■ **Task statement**: Would you pull out every line of the material that contains the string "csrc"?

START Material for this task

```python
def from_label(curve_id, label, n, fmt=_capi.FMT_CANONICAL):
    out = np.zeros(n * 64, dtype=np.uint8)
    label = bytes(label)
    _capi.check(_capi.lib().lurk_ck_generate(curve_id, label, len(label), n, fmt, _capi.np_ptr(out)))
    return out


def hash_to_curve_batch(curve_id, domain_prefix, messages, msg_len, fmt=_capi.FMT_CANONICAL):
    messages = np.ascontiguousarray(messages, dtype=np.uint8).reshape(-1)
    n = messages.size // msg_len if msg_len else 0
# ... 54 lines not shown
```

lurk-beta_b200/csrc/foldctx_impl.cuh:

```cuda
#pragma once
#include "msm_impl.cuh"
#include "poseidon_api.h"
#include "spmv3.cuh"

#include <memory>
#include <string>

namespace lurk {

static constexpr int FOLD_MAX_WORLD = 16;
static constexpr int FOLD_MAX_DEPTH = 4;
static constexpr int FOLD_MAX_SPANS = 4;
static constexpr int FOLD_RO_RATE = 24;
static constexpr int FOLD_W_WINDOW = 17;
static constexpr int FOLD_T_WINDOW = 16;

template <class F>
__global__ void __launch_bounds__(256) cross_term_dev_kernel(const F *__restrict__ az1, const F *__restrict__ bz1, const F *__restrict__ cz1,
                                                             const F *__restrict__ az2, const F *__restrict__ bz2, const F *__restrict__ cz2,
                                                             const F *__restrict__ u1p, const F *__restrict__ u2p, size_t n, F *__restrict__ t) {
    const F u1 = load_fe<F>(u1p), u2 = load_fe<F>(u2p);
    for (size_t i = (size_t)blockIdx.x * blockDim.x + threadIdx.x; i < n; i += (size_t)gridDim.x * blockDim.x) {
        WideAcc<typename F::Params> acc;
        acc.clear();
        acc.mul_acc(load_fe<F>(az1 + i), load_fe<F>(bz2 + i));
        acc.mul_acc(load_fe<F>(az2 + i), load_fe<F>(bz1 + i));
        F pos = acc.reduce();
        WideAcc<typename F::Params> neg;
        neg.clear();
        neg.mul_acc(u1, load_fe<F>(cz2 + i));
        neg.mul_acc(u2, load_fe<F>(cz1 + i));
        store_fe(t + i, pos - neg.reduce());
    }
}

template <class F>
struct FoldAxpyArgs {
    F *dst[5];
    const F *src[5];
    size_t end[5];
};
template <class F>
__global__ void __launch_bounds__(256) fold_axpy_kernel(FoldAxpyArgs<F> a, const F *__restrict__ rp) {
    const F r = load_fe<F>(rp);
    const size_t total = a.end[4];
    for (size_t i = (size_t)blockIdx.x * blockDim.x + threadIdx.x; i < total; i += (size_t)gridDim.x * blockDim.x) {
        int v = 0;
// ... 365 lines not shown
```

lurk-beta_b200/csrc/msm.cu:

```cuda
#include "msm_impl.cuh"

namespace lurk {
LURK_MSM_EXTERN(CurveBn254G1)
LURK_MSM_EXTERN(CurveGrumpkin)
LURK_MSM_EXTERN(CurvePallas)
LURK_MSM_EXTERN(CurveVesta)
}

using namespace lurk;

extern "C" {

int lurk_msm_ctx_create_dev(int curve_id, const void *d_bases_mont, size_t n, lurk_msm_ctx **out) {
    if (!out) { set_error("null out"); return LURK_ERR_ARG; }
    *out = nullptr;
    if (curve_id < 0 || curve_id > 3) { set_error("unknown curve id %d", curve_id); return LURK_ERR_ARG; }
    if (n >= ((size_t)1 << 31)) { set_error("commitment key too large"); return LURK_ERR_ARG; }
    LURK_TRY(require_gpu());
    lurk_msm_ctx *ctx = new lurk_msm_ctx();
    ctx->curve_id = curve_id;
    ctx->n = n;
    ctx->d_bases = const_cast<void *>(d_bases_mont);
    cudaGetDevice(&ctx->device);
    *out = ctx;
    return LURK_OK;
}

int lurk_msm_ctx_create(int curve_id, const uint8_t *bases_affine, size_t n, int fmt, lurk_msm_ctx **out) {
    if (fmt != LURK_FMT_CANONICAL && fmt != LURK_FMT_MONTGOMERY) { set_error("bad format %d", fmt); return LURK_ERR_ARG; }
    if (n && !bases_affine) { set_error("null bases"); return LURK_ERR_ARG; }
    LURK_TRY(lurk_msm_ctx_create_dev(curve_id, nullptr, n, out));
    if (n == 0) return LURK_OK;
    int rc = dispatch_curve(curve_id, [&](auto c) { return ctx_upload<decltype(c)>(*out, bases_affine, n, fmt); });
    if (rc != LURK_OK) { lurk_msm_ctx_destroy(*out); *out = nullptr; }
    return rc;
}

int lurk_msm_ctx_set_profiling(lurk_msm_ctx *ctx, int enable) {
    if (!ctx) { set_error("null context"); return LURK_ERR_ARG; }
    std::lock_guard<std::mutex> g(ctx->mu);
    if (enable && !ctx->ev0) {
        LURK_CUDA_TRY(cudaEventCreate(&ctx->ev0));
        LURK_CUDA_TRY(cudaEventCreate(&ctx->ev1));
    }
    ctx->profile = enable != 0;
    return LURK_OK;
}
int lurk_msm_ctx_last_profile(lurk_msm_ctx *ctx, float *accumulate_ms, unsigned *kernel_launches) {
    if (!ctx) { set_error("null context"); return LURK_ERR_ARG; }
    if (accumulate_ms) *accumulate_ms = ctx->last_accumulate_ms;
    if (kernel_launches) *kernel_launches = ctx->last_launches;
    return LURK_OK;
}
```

END Material for this task

■ **Response area**:
lurk-beta_b200/csrc/foldctx_impl.cuh:
lurk-beta_b200/csrc/msm.cu:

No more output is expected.